Faster diagnoses and growing workloads
The radiology AI market was worth $14.6 billion in 2025, and this number is expected to increase more than ten-fold by 2033. One of the companies fueling this growth is Qure.ai, which develops AI tools to assist radiologists in interpreting medical images. Founded by data scientist Prashant Warier in 2016, Qure.ai now boasts hundreds of employees, global offices and 26 FDA approvals for its algorithms, which have been implemented in more than 2,100 American hospitals to date.
Qure.ai’s products have shown an over 95% success rate in detecting the small nodules that appear in the earliest stages of lung cancer. As opposed to the productivity of radiologists, early detection remains the company’s ethos.
“Our value proposition is more about early diagnosis than reducing workload,” Warier said. “Our goal is to get the patient through the system faster and diagnose patients who are not getting diagnosed early.”
The number of FDA-approved, AI-enabled radiology products has skyrocketed over the past decade. Only 25 such devices were on the U.S. market in 2016, compared with 253 new approvals in the last year alone.
While the benefits of certain algorithms are undeniable for patients, radiologists themselves are less likely to share in those gains for some time. In fact, some AI tools will increase the volume and pace of work they are expected to handle moving forward.
Shifting expectations and uneven impacts
For now, radiologists are more concerned about AI reshaping their workflows rather than replacing them altogether.

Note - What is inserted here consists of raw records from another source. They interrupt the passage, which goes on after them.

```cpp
void hf_destroy(hf_ctx* ctx) {
#ifdef HF_KSTAMP
    if (ctx && std::getenv("HF_KSTAMP_FILE")) {
        unsigned long long h[64 * 4 + 1];
        hipSetDevice(ctx->device); hipDeviceSynchronize();
        if (hipMemcpyFromSymbol(h, HIP_SYMBOL(g_kstamp), sizeof(h)) == hipSuccess)
            if (FILE* fp = std::fopen(std::getenv("HF_KSTAMP_FILE"), "ab")) { std::fwrite(h, 8, 64 * 4 + 1, fp); std::fclose(fp); }
    }
#endif
    if (!ctx) return;
    hipSetDevice(ctx->device);
#ifdef HF_SEG_TRACE
    if (ctx->d_seg_trace) {
        hipDeviceSynchronize();
        std::vector<unsigned long long> h((size_t) ctx->nseg * HF_SEG_TRACE_N);
        hipMemcpy(h.data(), ctx->d_seg_trace, h.size() * 8, hipMemcpyDeviceToHost);
        if (FILE* fp = std::fopen(std::getenv("HF_SEG_TRACE_FILE"), "wb")) { std::fwrite(h.data(), 8, h.size(), fp); std::fclose(fp); }
        unsigned long long* null_p = nullptr;
        hipMemcpyToSymbol(HIP_SYMBOL(g_seg_trace), &null_p, sizeof(void*));
        ctx_free(ctx, ctx->d_seg_trace);
    }
#endif
    if (ctx->host_trace && ctx->ht_n)
        std::fprintf(stderr, "[hf host trace] %ld EM steps: parameter view (hfm_params: the negative-binomial tables) %.1f us, enqueue %.1f us, wait %.1f us, m-step %.1f us, gpu span (first launch .. reduction) %.1f us\n",
                     ctx->ht_n, ctx->ht[4] / ctx->ht_n, ctx->ht[0] / ctx->ht_n, ctx->ht[1] / ctx->ht_n, ctx->ht[2] / ctx->ht_n, ctx->ht[3] / ctx->ht_n);
    ctx_free(ctx, ctx->d_off); ctx_free(ctx, ctx->d_rec); ctx_free(ctx, ctx->d_beta); ctx_free(ctx, ctx->d_regmask); ctx_free(ctx, ctx->d_E);
    ctx_free(ctx, ctx->d_f); ctx_free(ctx, ctx->d_b); ctx_free(ctx, ctx->d_scale); ctx_free(ctx, ctx->d_label); if (ctx->own_chunk_stats) ctx_free(ctx, ctx->d_chunk_stats);
    ctx_free(ctx, ctx->d_total); ctx_free(ctx, ctx->d_flags); ctx_free(ctx, ctx->d_params);
    ctx_free(ctx, ctx->d_lutE); ctx_free(ctx, ctx->d_lutC); ctx_free(ctx, ctx->d_slow_w); ctx_free(ctx, ctx->d_slow_off); ctx_free(ctx, ctx->d_keys);
    ctx_free(ctx, ctx->d_nbE); ctx_free(ctx, ctx->d_tile_hist);
    for (int b = 0; b < 2; b++) { if (ctx->h_nb[b]) hipHostFree(ctx->h_nb[b]); if (ctx->nb_ev[b]) hipEventDestroy(ctx->nb_ev[b]); }
    ctx_free(ctx, ctx->d_tile_desc); ctx_free(ctx, ctx->d_chunk_tile0);
    ctx_free(ctx, ctx->d_done); ctx_free(ctx, ctx->d_cks); ctx_free(ctx, ctx->d_bin_off); ctx_free(ctx, ctx->d_bin_list); ctx_free(ctx, ctx->d_slot_h); ctx_free(ctx, ctx->d_H); if (ctx->d_recs_all != ctx->d_recs) ctx_free(ctx, ctx->d_recs_all); ctx_free(ctx, ctx->d_recs); ctx_free(ctx, ctx->d_chunk_ll); ctx_free(ctx, ctx->d_grp_ar); ctx_free(ctx, ctx->d_grp_n); ctx_free(ctx, ctx->d_grp_off); ctx_free(ctx, ctx->d_pos); ctx_free(ctx, ctx->d_pos_f); ctx_free(ctx, ctx->d_slot_of); ctx_free(ctx, ctx->d_grp_sums); ctx_free(ctx, ctx->d_rowslots); ctx_free(ctx, ctx->d_rw_region);
    ctx_free(ctx, ctx->d_seg_of_block); ctx_free(ctx, ctx->d_seg); ctx_free(ctx, ctx->d_chunk_seg0); ctx_free(ctx, ctx->d_seg_ll); ctx_free(ctx, ctx->d_Pseg); ctx_free(ctx, ctx->d_segQ); ctx_free(ctx, ctx->d_seg_ready); ctx_free(ctx, ctx->d_scale_s);
    ctx_free(ctx, ctx->d_jobs); ctx_free(ctx, ctx->d_arow); ctx_free(ctx, ctx->d_arow_src); ctx_free(ctx, ctx->d_arow_cls); ctx_free(ctx, ctx->d_lutA);
    ctx_free(ctx, ctx->d_rw_off); ctx_free(ctx, ctx->d_rw_stats);
    ctx_free(ctx, ctx->d_tile_ll); ctx_free(ctx, ctx->d_tile_stats);
    vit_free(ctx);
    if (ctx->h_part) hipHostFree(ctx->h_part);
    if (ctx->h_label) pin_cache().release(reinterpret_cast<char*>(ctx->h_label));
    if (ctx->ev0) hipEventDestroy(ctx->ev0);
    if (ctx->ev1) hipEventDestroy(ctx->ev1);
    for (int i = 0; i < 2 * HF_NKERNELS; i++) if (ctx->kev[i]) hipEventDestroy(ctx->kev[i]);
    for (auto& sl : ctx->slabs) hipFree(sl.first);
    if (ctx->h_total) { hipDeviceSynchronize(); pin_cache().release(reinterpret_cast<char*>(ctx->h_total)); }
    delete ctx;
}

static int pack_params(hf_ctx* ctx, const hf_params* p, DevParams* dst = nullptr) {
    if (p->n_regions != ctx->R) return set_err(HF_E_ARG, "hf_estep: n_regions differs from hf_create");
    for (int s = 0; s < 4; s++)
        if (p->ncomp[s] < 1 || p->ncomp[s] > ctx->K) return set_err(HF_E_ARG, "hf_estep: ncomp out of range");
    if (p->ncomp[1] != 1 || p->ncomp[2] != 1 || p->ncomp[0] != 1)
        return set_err(HF_E_ARG, "hf_estep: Err/Dup/Hap must have one component (hmm_flagger.c:180-182)");
    DevParams* h = dst ? dst : ctx->h_params;
    h->model_type = p->model_type; h->n_regions = p->n_regions;
    h->beta_star = ctx->beta_star;
    for (int s = 0; s < 4; s++) h->ncomp[s] = p->ncomp[s];
    for (int pre = 0; pre < 4; pre++)
        for (int s = 0; s < 4; s++) h->alpha[pre * 4 + s] = p->alpha[pre][s];
    for (int s = 0; s < 4; s++) {
        int nu = 0;
        for (int pre = 0; pre < 4; pre++) {
            const double a = p->alpha[pre][s];
            int u = -1;
            for (int k = 0; k < nu; k++) if (h->ualpha[s][k] == a) { u = k; break; }
            if (u < 0) { u = nu; h->ualpha[s][nu++] = a; }
            h->umap[pre * 4 + s] = u;
        }
        for (int k = nu; k < 4; k++) h->ualpha[s][k] = 0.0;
        h->nuniq[s] = nu;
    }
    {
        int n = 0;
        for (int st = 0; st < 4; st++) {
            const bool te = st == 0 && p->model_type == HF_MODEL_TRUNC_EXP_GAUSSIAN;
            const int nu = te ? 1 : h->nuniq[st], nc = te ? 1 : p->ncomp[st];
            for (int u = 0; u < 4; u++) h->item_base[st * 4 + u] = u < nu ? n + u * nc : n;
            for (int u = 0; u < nu; u++)
                for (int c = 0; c < nc; c++) { h->item_s[n] = (uint8_t) st; h->item_u[n] = (uint8_t) u; h->item_c[n] = (uint8_t) c; n++; }
        }
        h->n_items = n;
    }
    for (int r = 0; r < ctx->R; r++) {
        DevRegion* g = &h->reg[r];
        std::memcpy(g->trans, p->trans + (size_t) r * 25, sizeof(double) * 25);
// ... 986 lines not shown
```

### flagger_amd/csrc/hf_rows.h

```cpp
#pragma once
#include <type_traits>
#include "hf_scan.h"

#define HF_GRP_PAIRS 64
#define HF_ROWSLOT_GROUPS 4


template <int CTRL>
__device__ __forceinline__ double quad_perm_f64(double v) {
    const int lo = __builtin_amdgcn_update_dpp(0, __double2loint(v), CTRL, 0xf, 0xf, false);
    const int hi = __builtin_amdgcn_update_dpp(0, __double2hiint(v), CTRL, 0xf, 0xf, false);
    return __hiloint2double(hi, lo);
}

__global__ void __launch_bounds__(256) k_pair_sums(int n_groups, const int32_t* __restrict__ grp_ar, const int32_t* __restrict__ grp_n,
                                                   const double* __restrict__ lutA, const double* __restrict__ recs,
                                                   double* __restrict__ grp_sums) {
    KSTAMP(2);
    const int wave = (int) ((blockIdx.x * 256u + threadIdx.x) >> 6), lane = threadIdx.x & 63;
    const int g0 = wave * 4;
    if (g0 >= n_groups) return;
    const int ql = lane & 3, qd = lane >> 2;
    const int pi = ql & 1, si = ql >> 1;
    const double2* __restrict__ R2 = reinterpret_cast<const double2*>(recs) + (int64_t) g0 * HF_GRP_PAIRS * 4 + lane;
    int ng[4];
#pragma unroll
    for (int g = 0; g < 4; g++) ng[g] = g0 + g < n_groups ? grp_n[g0 + g] : 0;
#pragma unroll
    for (int g = 0; g < 4; g++) {
        double2 v[4];
#pragma unroll
        for (int j = 0; j < 4; j++) {
            const bool have = j * 16 + qd < ng[g];
            v[j] = have ? R2[(g * 4 + j) * 64] : make_double2(0.0, 0.0);
        }
        double acc[4] = {0.0, 0.0, 0.0, 0.0};
#pragma unroll
        for (int j = 0; j < 4; j++) {
            const double f0 = quad_perm_f64<0x44>(v[j].x), f1 = quad_perm_f64<0x44>(v[j].y);
            const double b0 = quad_perm_f64<0xFA>(v[j].x), b1 = quad_perm_f64<0xFA>(v[j].y);
            acc[0] += f0 * b0; acc[1] += f1 * b0; acc[2] += f0 * b1; acc[3] += f1 * b1;
        }
#pragma unroll
        for (int u = 0; u < 4; u++) {
            double x = acc[u];
            x += __shfl_xor(x, 4); x += __shfl_xor(x, 8); x += __shfl_xor(x, 16); x += __shfl_xor(x, 32);
            acc[u] = x;
        }
        if (qd == 0 && g0 + g < n_groups) {
            const double* __restrict__ A = lutA + (int64_t) grp_ar[g0 + g] * 16;
            double* __restrict__ dst = grp_sums + (int64_t) (g0 + g) * 16;
#pragma unroll
            for (int u = 0; u < 4; u++) {
                const int kk = HF_PS(2 * pi + (u & 1), 2 * si + (u >> 1));
                dst[kk] = acc[u] * A[kk];
            }
        }
    }
}

__global__ void __launch_bounds__(256) k_pair_sums_compact(int n_groups, const int32_t* __restrict__ grp_ar, const int32_t* __restrict__ grp_off,
                                                           const int32_t* __restrict__ grp_n,
                                                           const double* __restrict__ lutA, const double* __restrict__ recs,
                                                           double* __restrict__ grp_sums) {
    const int wave = (int) ((blockIdx.x * 256u + threadIdx.x) >> 6), lane = threadIdx.x & 63;
    const int ql = lane & 3, g = wave * 16 + (lane >> 2);
    const int pi = ql & 1, si = ql >> 1;
    int base = 0, n = 0;
    if (g < n_groups) { base = grp_off[g]; n = grp_n[g]; }
    const double2* __restrict__ R2 = reinterpret_cast<const double2*>(recs) + (int64_t) base * 4 + ql;
    double acc[4] = {0.0, 0.0, 0.0, 0.0};
    for (int k0 = 0; __any(k0 < n); k0 += 4) {
        double2 v[4];
#pragma unroll
        for (int j = 0; j < 4; j++) v[j] = k0 + j < n ? R2[(k0 + j) * 4] : make_double2(0.0, 0.0);
#pragma unroll
        for (int j = 0; j < 4; j++) {
            const double f0 = quad_perm_f64<0x44>(v[j].x), f1 = quad_perm_f64<0x44>(v[j].y);
            const double b0 = quad_perm_f64<0xFA>(v[j].x), b1 = quad_perm_f64<0xFA>(v[j].y);
            acc[0] += f0 * b0; acc[1] += f1 * b0; acc[2] += f0 * b1; acc[3] += f1 * b1;
        }
    }
    if (g < n_groups) {
        const double* __restrict__ A = lutA + (int64_t) grp_ar[g] * 16;
        double* __restrict__ dst = grp_sums + (int64_t) g * 16;
#pragma unroll
        for (int u = 0; u < 4; u += 2) {
            const int kk = HF_PS(2 * pi, 2 * si + (u >> 1));
            const double2 a = *reinterpret_cast<const double2*>(A + kk);
            *reinterpret_cast<double2*>(dst + kk) = make_double2(acc[u] * a.x, acc[u + 1] * a.y);
        }
    }
}

__device__ __forceinline__ void xcu_store(double* p, double v) { __hip_atomic_store(p, v, __ATOMIC_RELAXED, __HIP_MEMORY_SCOPE_SYSTEM); }
__device__ __forceinline__ double xcu_load(const double* p) { return __hip_atomic_load(p, __ATOMIC_RELAXED, __HIP_MEMORY_SCOPE_SYSTEM); }

#define HF_DONE_REGION0 1
#define HF_DONE_PARTS (HF_DONE_REGION0 + HF_MAXREGIONS + 1)
#define HF_DONE_WORDS (HF_DONE_PARTS + 1)
__host__ __device__ __forceinline__ double* done_scratch(unsigned* done) { return reinterpret_cast<double*>(done + ((HF_DONE_WORDS + 1) & ~1)); }
#define HF_DONE_BYTES ((((HF_DONE_WORDS + 1) & ~1) * 4) + (HF_MAXREGIONS + 1) * 8)
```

As AI raises expectations for radiologists to review more images in less time, its impact will vary across the field.
“There will absolutely be folks whose jobs get much easier, and folks whose jobs stay the same or maybe even get harder,” said Gilk. “And I don’t think anyone today is in a position to crystal ball and give us any solid indication of who those winners and losers are likely to be.”
Newer radiologists are starting to train with AI-integrated workflows, but a knowledge gap remains among those who have long practiced without them. While established radiologists worry their lack of familiarity with AI tools could impact their job security, newcomers are wondering what their careers will look like in the years ahead.
This question is front of mind for Anna Gregg, a recent medical school graduate in Nevada. As she prepares to begin a radiology fellowship next year, she recently completed an elective course on AI applications in the field.
Gregg feels cautiously optimistic about the long-term potential of AI, but she is less convinced about its near-term ability to support practitioners.
“AI is just not where people think it is,” Gregg said. “It’s not going to take over jobs. It’s not going to help radiologists read scans quicker and it’s not going to solve the labor shortage of radiologists.”